[Records from a dataset]
==================================================

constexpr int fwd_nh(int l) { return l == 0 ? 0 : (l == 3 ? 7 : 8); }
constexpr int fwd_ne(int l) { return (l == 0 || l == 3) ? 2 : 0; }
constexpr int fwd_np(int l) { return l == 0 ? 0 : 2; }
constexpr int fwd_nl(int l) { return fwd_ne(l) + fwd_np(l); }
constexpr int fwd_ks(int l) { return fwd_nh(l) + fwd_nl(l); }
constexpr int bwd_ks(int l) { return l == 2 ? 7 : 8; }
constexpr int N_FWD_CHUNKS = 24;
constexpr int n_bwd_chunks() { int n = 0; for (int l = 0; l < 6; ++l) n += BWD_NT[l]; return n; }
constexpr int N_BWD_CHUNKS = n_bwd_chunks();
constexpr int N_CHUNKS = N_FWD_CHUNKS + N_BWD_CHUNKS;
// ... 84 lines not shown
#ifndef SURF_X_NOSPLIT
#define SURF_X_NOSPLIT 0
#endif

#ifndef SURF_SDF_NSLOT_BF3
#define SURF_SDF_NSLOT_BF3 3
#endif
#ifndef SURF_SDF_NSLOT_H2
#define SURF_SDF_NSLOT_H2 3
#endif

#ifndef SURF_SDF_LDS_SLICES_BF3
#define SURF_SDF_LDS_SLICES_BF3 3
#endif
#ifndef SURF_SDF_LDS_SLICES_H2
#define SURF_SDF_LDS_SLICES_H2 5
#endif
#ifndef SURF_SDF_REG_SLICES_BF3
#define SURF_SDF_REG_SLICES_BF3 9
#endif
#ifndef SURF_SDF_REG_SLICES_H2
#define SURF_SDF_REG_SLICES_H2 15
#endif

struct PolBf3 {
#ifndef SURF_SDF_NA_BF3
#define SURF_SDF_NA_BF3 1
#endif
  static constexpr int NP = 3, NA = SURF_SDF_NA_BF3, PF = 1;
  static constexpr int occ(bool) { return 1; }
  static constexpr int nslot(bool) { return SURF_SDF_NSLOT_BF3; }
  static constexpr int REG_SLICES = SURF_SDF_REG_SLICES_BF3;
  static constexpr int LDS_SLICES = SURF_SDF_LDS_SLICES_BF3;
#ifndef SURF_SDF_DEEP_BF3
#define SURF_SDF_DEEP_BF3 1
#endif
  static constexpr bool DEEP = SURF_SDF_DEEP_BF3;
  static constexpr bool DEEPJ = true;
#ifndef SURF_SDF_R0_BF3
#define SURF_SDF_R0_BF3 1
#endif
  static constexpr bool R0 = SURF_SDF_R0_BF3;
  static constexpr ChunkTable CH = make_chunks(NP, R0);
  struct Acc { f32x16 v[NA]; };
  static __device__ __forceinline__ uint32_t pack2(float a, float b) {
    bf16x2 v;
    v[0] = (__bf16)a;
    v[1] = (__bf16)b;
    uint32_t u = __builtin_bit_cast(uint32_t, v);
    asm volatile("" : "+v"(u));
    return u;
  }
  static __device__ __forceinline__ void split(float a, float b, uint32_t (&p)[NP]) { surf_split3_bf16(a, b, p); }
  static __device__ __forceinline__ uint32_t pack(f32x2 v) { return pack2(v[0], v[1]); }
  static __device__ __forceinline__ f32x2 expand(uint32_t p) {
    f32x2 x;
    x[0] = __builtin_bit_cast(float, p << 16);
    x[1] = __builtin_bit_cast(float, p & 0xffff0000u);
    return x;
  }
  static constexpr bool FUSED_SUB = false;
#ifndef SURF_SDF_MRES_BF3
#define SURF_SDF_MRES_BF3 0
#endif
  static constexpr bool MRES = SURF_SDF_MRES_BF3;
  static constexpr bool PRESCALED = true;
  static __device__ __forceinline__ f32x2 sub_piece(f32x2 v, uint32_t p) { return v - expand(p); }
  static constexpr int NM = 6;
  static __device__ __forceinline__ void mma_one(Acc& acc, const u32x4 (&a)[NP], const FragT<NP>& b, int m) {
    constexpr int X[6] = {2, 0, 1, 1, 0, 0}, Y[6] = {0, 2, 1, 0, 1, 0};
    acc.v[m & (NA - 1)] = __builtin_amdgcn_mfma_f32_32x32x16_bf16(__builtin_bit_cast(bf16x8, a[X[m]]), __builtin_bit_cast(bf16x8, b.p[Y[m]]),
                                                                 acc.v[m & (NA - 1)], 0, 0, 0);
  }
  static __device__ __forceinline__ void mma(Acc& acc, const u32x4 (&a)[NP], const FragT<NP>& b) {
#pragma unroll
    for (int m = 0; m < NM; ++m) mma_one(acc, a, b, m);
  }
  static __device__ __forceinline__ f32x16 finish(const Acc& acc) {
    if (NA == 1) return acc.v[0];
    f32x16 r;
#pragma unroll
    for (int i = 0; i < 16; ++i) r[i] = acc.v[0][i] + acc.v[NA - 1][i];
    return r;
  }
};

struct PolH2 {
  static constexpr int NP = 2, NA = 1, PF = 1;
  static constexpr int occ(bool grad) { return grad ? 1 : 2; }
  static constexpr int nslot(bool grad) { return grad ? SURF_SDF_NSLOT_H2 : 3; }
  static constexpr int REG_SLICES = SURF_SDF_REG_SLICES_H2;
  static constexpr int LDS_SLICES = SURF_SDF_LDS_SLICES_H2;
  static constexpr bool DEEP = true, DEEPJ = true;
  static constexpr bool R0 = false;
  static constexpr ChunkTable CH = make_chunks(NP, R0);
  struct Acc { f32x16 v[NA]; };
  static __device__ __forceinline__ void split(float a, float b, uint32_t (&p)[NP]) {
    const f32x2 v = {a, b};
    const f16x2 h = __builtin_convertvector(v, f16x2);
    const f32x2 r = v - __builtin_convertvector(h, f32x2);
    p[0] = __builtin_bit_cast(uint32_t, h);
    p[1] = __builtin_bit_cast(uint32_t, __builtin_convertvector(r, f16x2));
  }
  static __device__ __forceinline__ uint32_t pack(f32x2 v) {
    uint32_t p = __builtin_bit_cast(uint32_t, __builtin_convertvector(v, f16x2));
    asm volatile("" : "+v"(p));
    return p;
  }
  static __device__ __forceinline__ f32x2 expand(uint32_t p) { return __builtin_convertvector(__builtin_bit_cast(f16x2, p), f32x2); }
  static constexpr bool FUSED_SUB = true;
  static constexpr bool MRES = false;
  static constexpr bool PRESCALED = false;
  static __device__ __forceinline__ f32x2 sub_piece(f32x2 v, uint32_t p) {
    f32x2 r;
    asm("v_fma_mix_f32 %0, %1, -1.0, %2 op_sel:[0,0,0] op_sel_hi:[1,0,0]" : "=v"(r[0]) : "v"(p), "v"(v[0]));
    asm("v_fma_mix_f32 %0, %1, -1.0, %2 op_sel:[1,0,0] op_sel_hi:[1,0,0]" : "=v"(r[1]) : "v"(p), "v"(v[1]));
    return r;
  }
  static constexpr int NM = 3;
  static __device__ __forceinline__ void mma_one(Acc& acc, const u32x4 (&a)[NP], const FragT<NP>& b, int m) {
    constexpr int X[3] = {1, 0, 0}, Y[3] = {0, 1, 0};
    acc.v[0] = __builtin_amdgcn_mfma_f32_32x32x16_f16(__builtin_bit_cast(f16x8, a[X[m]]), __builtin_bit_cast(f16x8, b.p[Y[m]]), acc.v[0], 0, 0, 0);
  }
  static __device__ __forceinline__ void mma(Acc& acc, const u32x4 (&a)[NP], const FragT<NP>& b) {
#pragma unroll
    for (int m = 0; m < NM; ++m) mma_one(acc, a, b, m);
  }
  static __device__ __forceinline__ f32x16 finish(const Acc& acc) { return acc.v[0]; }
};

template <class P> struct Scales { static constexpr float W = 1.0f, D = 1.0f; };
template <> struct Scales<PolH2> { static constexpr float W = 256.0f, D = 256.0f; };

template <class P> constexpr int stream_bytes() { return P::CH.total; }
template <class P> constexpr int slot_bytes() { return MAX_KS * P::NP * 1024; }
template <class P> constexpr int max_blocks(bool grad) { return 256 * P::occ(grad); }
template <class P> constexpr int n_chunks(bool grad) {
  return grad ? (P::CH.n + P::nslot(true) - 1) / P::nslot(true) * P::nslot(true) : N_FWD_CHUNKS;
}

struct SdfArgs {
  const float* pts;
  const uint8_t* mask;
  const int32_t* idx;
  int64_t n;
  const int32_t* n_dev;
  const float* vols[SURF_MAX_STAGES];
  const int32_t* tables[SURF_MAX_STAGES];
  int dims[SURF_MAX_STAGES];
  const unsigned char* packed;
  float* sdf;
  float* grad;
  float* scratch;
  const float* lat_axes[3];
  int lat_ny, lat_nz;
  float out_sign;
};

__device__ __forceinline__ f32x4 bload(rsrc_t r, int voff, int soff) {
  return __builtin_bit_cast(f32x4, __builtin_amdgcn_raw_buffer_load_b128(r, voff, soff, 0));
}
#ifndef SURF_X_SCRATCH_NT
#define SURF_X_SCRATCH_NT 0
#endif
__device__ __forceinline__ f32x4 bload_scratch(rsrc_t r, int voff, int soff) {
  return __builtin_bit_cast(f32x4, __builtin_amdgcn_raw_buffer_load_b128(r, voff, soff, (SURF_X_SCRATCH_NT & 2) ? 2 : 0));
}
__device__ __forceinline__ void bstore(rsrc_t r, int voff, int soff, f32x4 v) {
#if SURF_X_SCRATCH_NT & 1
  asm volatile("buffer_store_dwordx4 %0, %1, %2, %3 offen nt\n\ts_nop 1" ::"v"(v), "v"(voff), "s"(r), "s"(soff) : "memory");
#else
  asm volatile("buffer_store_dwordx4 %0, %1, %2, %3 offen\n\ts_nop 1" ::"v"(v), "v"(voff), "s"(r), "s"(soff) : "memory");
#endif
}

==================================================

— TASK REQUIREMENTS —
Among the lines above, find those holding "define" and copy each one.

— EXERCISE SOLUTION —
#define SURF_X_NOSPLIT 0
#define SURF_SDF_NSLOT_BF3 3
#define SURF_SDF_NSLOT_H2 3
#define SURF_SDF_LDS_SLICES_BF3 3
#define SURF_SDF_LDS_SLICES_H2 5
#define SURF_SDF_REG_SLICES_BF3 9
#define SURF_SDF_REG_SLICES_H2 15
#define SURF_SDF_NA_BF3 1
#define SURF_SDF_DEEP_BF3 1
#define SURF_SDF_R0_BF3 1
#define SURF_SDF_MRES_BF3 0
#define SURF_X_SCRATCH_NT 0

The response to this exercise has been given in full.